━━━━━ Information supplied ━━━━━

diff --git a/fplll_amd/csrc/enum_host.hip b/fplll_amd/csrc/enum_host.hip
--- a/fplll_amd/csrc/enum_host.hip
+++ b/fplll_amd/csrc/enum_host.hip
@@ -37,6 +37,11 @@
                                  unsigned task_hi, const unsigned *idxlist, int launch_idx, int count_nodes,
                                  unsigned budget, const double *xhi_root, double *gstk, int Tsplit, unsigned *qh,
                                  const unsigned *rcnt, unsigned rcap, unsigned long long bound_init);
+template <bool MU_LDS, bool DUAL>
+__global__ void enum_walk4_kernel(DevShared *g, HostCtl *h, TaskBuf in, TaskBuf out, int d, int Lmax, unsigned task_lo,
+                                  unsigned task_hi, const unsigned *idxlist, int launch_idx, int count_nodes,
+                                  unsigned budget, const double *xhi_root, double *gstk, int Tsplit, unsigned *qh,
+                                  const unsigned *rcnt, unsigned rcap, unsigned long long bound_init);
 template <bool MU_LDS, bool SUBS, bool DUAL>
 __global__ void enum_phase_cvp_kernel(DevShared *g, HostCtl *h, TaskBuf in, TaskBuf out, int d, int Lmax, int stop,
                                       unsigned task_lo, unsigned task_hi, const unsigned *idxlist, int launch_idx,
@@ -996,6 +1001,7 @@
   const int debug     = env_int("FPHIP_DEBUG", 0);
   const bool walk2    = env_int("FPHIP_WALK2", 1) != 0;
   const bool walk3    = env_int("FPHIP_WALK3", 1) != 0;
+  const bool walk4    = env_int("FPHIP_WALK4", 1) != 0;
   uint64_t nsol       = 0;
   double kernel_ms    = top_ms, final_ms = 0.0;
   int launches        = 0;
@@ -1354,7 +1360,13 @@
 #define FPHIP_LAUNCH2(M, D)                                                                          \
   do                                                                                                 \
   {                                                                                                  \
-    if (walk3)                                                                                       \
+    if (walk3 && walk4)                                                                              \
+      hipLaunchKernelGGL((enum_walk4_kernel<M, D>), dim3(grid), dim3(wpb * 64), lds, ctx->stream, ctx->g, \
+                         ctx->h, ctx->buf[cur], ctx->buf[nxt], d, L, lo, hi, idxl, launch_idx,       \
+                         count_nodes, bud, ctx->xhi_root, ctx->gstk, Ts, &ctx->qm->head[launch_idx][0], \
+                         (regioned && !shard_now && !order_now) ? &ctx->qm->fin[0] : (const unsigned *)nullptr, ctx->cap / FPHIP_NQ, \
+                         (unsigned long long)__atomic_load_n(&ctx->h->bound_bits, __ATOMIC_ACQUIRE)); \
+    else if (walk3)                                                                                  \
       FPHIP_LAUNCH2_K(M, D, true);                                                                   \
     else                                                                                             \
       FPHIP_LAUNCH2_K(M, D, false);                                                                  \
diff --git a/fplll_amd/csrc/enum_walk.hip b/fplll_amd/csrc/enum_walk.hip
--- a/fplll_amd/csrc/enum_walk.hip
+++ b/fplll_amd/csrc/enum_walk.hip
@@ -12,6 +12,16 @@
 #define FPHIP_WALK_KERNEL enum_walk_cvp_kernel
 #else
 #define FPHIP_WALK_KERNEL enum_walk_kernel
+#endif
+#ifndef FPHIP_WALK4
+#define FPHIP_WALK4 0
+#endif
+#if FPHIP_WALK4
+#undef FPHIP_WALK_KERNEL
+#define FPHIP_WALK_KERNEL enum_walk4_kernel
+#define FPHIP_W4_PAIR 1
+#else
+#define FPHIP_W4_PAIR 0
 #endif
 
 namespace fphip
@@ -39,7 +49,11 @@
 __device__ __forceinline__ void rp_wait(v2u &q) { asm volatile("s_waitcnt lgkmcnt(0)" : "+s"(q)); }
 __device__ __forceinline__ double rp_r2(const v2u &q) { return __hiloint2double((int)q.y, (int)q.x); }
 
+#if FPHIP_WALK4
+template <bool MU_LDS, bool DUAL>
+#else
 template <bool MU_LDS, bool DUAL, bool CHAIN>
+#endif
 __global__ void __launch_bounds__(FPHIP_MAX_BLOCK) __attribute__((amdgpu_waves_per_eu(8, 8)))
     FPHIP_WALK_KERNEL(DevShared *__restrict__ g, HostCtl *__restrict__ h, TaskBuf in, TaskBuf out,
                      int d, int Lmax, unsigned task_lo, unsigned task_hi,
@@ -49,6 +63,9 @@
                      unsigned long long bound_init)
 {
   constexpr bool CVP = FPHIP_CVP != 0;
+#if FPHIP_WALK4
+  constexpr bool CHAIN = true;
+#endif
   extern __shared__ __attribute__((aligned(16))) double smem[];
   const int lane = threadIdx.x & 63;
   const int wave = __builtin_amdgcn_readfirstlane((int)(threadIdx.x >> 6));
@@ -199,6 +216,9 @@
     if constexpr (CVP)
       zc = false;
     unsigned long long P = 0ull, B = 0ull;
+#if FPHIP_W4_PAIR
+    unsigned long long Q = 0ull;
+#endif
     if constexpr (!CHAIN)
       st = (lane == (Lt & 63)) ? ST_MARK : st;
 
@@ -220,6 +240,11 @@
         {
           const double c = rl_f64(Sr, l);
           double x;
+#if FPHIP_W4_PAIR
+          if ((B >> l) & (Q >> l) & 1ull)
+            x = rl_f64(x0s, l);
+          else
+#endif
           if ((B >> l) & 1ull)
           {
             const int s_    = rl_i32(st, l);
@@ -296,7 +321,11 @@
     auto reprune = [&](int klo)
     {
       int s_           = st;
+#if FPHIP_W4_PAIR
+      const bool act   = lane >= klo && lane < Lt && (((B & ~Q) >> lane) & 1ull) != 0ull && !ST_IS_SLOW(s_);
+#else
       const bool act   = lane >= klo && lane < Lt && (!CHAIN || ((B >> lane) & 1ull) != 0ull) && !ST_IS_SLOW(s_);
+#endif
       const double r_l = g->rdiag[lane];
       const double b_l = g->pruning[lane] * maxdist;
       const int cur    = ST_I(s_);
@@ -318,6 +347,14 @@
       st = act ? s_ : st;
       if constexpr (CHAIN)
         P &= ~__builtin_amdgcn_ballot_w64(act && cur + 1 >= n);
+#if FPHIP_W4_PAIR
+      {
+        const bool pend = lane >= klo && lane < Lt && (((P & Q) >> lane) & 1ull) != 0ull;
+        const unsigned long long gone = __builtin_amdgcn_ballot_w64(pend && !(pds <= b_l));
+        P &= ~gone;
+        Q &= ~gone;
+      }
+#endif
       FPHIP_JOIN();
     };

━━━━━

Task item: Reproduce exactly the line bearing "const int lane = threadIdx.x & 63;" and all the lines that come after it in the records above; add nothing.

Written answer:
   const int lane = threadIdx.x & 63;
   const int wave = __builtin_amdgcn_readfirstlane((int)(threadIdx.x >> 6));
@@ -199,6 +216,9 @@
     if constexpr (CVP)
       zc = false;
     unsigned long long P = 0ull, B = 0ull;
+#if FPHIP_W4_PAIR
+    unsigned long long Q = 0ull;
+#endif
     if constexpr (!CHAIN)
       st = (lane == (Lt & 63)) ? ST_MARK : st;
 
@@ -220,6 +240,11 @@
         {
           const double c = rl_f64(Sr, l);
           double x;
+#if FPHIP_W4_PAIR
+          if ((B >> l) & (Q >> l) & 1ull)
+            x = rl_f64(x0s, l);
+          else
+#endif
           if ((B >> l) & 1ull)
           {
             const int s_    = rl_i32(st, l);
@@ -296,7 +321,11 @@
     auto reprune = [&](int klo)
     {
       int s_           = st;
+#if FPHIP_W4_PAIR
+      const bool act   = lane >= klo && lane < Lt && (((B & ~Q) >> lane) & 1ull) != 0ull && !ST_IS_SLOW(s_);
+#else
       const bool act   = lane >= klo && lane < Lt && (!CHAIN || ((B >> lane) & 1ull) != 0ull) && !ST_IS_SLOW(s_);
+#endif
       const double r_l = g->rdiag[lane];
       const double b_l = g->pruning[lane] * maxdist;
       const int cur    = ST_I(s_);
@@ -318,6 +347,14 @@
       st = act ? s_ : st;
       if constexpr (CHAIN)
         P &= ~__builtin_amdgcn_ballot_w64(act && cur + 1 >= n);
+#if FPHIP_W4_PAIR
+      {
+        const bool pend = lane >= klo && lane < Lt && (((P & Q) >> lane) & 1ull) != 0ull;
+        const unsigned long long gone = __builtin_amdgcn_ballot_w64(pend && !(pds <= b_l));
+        P &= ~gone;
+        Q &= ~gone;
+      }
+#endif
       FPHIP_JOIN();
     };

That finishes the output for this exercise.